Hey, that is great.   I bet that you felt wonderful when you were done.  Good job!!


----------



## pdswife (Jan 18, 2005)

SierraCook said:
			
		

> Hey, that is great.   I bet that you felt wonderful when you were done.  Good job!!




LOL!  I felt like I was going to die!!  
but, my mind felt great!


Thanks!!!


----------



## kitchenelf (Jan 18, 2005)

Good for you!!!!  It is also amazing that when you start to do a little heavier workout (Oh, it's been a long time for me LOL) that after I would shower and get dressed again how MUCH better my skin was - all that blood got flowing and your skin actually exfolliates itself from a good workout.


----------



## Catseye (Jan 19, 2005)

Good going, Pdswife!  Very creative.    

Last year I had my most successful diet-and-exercise run; it lasted four months.  When I began, I was so out of shape that I could only do five minutes on the treadmill.  (I gradually increased it to 30.)  But to an unfit body, a short regimen is as good as a 3-hour marathon by a fit one, in terms of effort and determination and self discipline.  _Starting_ is the important thing, maybe the hardest part.  Which you did, so you get a gold star!


Cats


----------



## pdswife (Jan 19, 2005)

Thank you :!:     

I like gold stars!


----------



## PA Baker (Jan 19, 2005)




----------



## buckytom (Jan 19, 2005)

pdswife, here's a workout partner for you!

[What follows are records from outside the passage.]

template <typename T, typename OutT, int TC, int WC, int WP>
__global__ void __launch_bounds__(256) conv_igemm_kernel(const ConvArgs p) {
  constexpr int CH = 16 / (int)sizeof(T);
  constexpr int BC = WC * TC * 16;
  constexpr int BP = WP * 64;
  constexpr int NT = 256;
  static_assert(WC * WP == 4, "4 waves per block");
  constexpr int NPR = BP / 64;
  constexpr int NWR = (BC * 4 + NT - 1) / NT;
  constexpr int WSWZ_BIT = (TC == 4) ? 5 : (TC == 2) ? 4 : 3;
  __shared__ uint4 lds[2][(BC + BP) * 4];

  const int tid = threadIdx.x, lane = tid & 63, wave = tid >> 6;
  const int wc = wave / WP, wp = wave % WP;
  const int cid = tid & 3;

  int pad_y = p.pad, pad_x = p.pad, oy_off = 0, ox_off = 0, osc = 1;
  const T* wgt = reinterpret_cast<const T*>(p.wgt);
  const int phase = blockIdx.z / p.splitk, split = blockIdx.z - phase * p.splitk;
  if (p.deconv) {
// ... 929 lines not shown
    const char* e_trim = getenv("FN2_TRIM_TAPS");
    if (!e_trim || atoi(e_trim) != 0)
      for (int ph = 0; ph < 2; ++ph) {
        const int ky0 = ph + d->pad + 2 * (ph ? a.ph_pad1 : a.ph_pad0);
        const int t = ky0 < 0 ? 0 : ky0 / 2 + 1;
        trim[ph] = t < T ? t : T;
      }
  }
  for (int ph = 0; ph < 2; ++ph) { a.kh_ph[ph] = trim[ph] > 0 ? trim[ph] : a.KH; a.kw_ph[ph] = trim[ph] > 0 ? trim[ph] : a.KW; }
  a.accum = d->accumulate ? 1 : 0;
  a.mask_y = d->act_grad_y; a.mask_c0 = d->act_grad_c0; a.mask_c1 = d->act_grad_c1;
  if (a.mask_y != nullptr) {
    FN2_REQUIRE(d->out.dtype == FN2_F32 || d->out.dtype == FN2_F16X2, "conv2d: act_grad_y needs an fp32 or split-fp16 output");
    FN2_REQUIRE(d->act == FN2_ACT_NONE && d->kind != 2, "conv2d: act_grad_y goes with a linear gradient layer (kinds 0, 1, 3)");
    FN2_REQUIRE(0 <= a.mask_c0 && a.mask_c0 < a.mask_c1 && a.mask_c1 <= d->out.c, "conv2d: act_grad channel range outside the output view");
    FN2_REQUIRE(!is_flow_head(d), "conv2d: act_grad_y is not available on the flow-head path");
  }
  if (a.accum) FN2_REQUIRE(d->out.dtype == FN2_F32 || d->out.dtype == FN2_F16X2,
                           "conv2d: accumulate needs an fp32 or split-fp16 output");
  const long M = (long)a.N * a.OH * a.OW;
  FN2_REQUIRE(M < (1L << 31), "conv2d: too many output pixels");
  a.M = (int)M;
  a.out_H = d->out.h; a.out_W = d->out.w; a.out_cs = d->out.cs; a.out_c0 = d->out.c0; a.Cout = d->out.c;
  FN2_REQUIRE(d->kpad >= a.KH * a.KW * d->cin_pad, "conv2d: kpad smaller than taps*cin_pad");
  a.ksteps = d->kpad / (4 * CH);
  a.cout_pad = d->cout_pad;
  a.act = d->act;
  a.out_scale = d->out_scale == 0.f ? 1.f : d->out_scale;
  a.vec_ok = (d->out.cs % 4 == 0) && (d->out.c0 % 4 == 0);
  a.splitk = 1; a.kper = a.ksteps; a.ws = nullptr; a.ws_cs = (a.Cout + 3) / 4 * 4;
  { const char* e = getenv("FN2_CONV_DBG"); a.dbg = e ? atoi(e) : 0; }
  a.in_bytes = 0;
  if (d->wgt_layout >= 1) {
    const long in_bytes = (long)d->in.n * d->in.h * d->in.w * d->in.cs * esz;
    FN2_REQUIRE(in_bytes < (1L << 31), "conv2d: input buffer >= 2 GiB is not addressable by the LDS-DMA kernel");
    FN2_REQUIRE((long)d->cout_pad * d->kpad * esz < (1L << 31), "conv2d: packed weight >= 2 GiB per phase");
    a.in_bytes = (int)in_bytes;
  }
  {
    const double A = (double)d->cout_pad * d->kpad * esz, B = (double)d->in.n * d->in.h * d->in.w * d->in.cs * esz;
    const long X = cdiv(M, 64), Y = cdiv(d->cout_pad, 128);
    const char* e = getenv("FN2_WMAJOR");
    const int mode = e ? atoi(e) : 2;
    a.wmajor = mode == 2 ? (A * (double)(X < 8 ? X : 8) + B > A + B * (double)(Y < 8 ? Y : 8)) : mode;
  }
  a.bp64 = wfrag ? 1 : wants_bp64(a, tile, phases, d->wgt_layout) ? 1 : 0;
  if ((a.dbg & 64) && d->wgt_layout == 1 && tile == 128 && !a.bp64) a.bp64 = 2;
  if (wfrag) {
    const char* e_wr = getenv("FN2_WREG_RING");
    const char* e_ring = getenv("FN2_RING_MAX");
    const int mode = e_wr ? atoi(e_wr) : 1;
    const long blocks = (long)cdiv(a.M, 64) * (a.cout_pad / 128) * phases;
    if (tile == 128 && (mode == 2 || (mode == 1 && blocks >= 384 && blocks <= (e_ring ? atoi(e_ring) : 512)))) a.wfrag = 2;
  }
  a.kg = 1;
  if (d->wgt_layout == 1 && tile == 128 && !(a.dbg & 32)) {
    const char* e_kg = getenv("FN2_KG");
    if (!e_kg || atoi(e_kg) != 0) {
      const char* e3 = getenv("FN2_KG3_MAX");
      const char* e2 = getenv("FN2_KG2_MAX");
      const long blocks = (long)cdiv(a.M, 64) * (a.cout_pad / 128) * phases;
      if (blocks <= (e3 ? atoi(e3) : 0)) { a.bp64 = 1; a.kg = 3; }
      else if (blocks <= (e2 ? atoi(e2) : 95)) { a.bp64 = 1; a.kg = 2; }
    }
  }
  if (d->wgt_layout == 1 && tile == 128 && !(a.dbg & 32) && d->in.dtype == FN2_F16X2) {
    const char* e_lo = getenv("FN2_DEEP_MIN");
    const char* e_hi = getenv("FN2_DEEP_MAX");
    const long blocks = (long)cdiv(a.M, 64) * (a.cout_pad / 128) * phases;
    const int lo = e_lo ? atoi(e_lo) : 0, hi = e_hi ? atoi(e_hi) : -1;
    if (blocks >= lo && blocks <= hi) { a.bp64 = 3; a.kg = 1; }
  }
  if (d->wgt_layout == 1 && tile == 128 && a.bp64 == 1 && a.kg == 1) {
    const char* e_ring = getenv("FN2_RING_MAX");
    const int ring_max = e_ring ? atoi(e_ring) : 512;
    const long blocks = (long)cdiv(a.M, 64) * (a.cout_pad / 128) * phases;
    if ((a.dbg & 256) || (blocks >= 384 && blocks <= ring_max)) a.bp64 = 2;
    const char* e_rs = getenv("FN2_RING_SPLIT");
    if (e_rs && blocks >= atoi(e_rs) && blocks < 384) a.bp64 = 2;
  }
  *tile_out = tile;
  *phases_out = phases;
  return FN2_OK;
}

www.miniclip.com/bushaerobics.htm


----------



## PA Baker (Jan 19, 2005)

OMG, Bucky, that's too funny!


----------



## crewsk (Jan 19, 2005)

I love when he's working his hips!


----------



## PA Baker (Jan 19, 2005)

Me, too, Crewsk!  The black socks make it extra-attractive!


----------



## crewsk (Jan 19, 2005)

TC just came to see why I was laughing so hard! Yeah, I love the socks too!


----------



## pdswife (Jan 19, 2005)

buckytom said:
			
		

> pdswife, here's a workout partner for you!
> 
> www.miniclip.com/bushaerobics.htm




Thank you so much buckytom
I rocked out with Bush for 13 minutes before
climbing my 70 stairs!  Still have to do my "running" around my kitchen and
hallway but, I have to breath for a few minutes first!  


My son just emailed me this!!   http://www.amazon.com/exec/obidos/tg/detail/-/B0006H3MBQ/002-6396580-6601651?v=glance

He bought one for me!!  Isn't that sweet!  Between Buckytom and my son I may get in shape one of these days!!     Hubby said he was ready to diet too so many I'll get some help from him.      :!:


----------



## SierraCook (Jan 19, 2005)

You have a great son!!    I know that you will get in shape.  Just set your mind to it.  Good luck and keep up the good work.


----------



## pdswife (Jan 19, 2005)

SierraCook said:
			
		

> You have a great son!!    I know that you will get in shape.  Just set your mind to it.  Good luck and keep up the good work.



I do have a great son!  
Thanks for saying so.. it's good to hear.


----------



## middie (Jan 20, 2005)

bucky omg i'm crying from laughin so hard over here


----------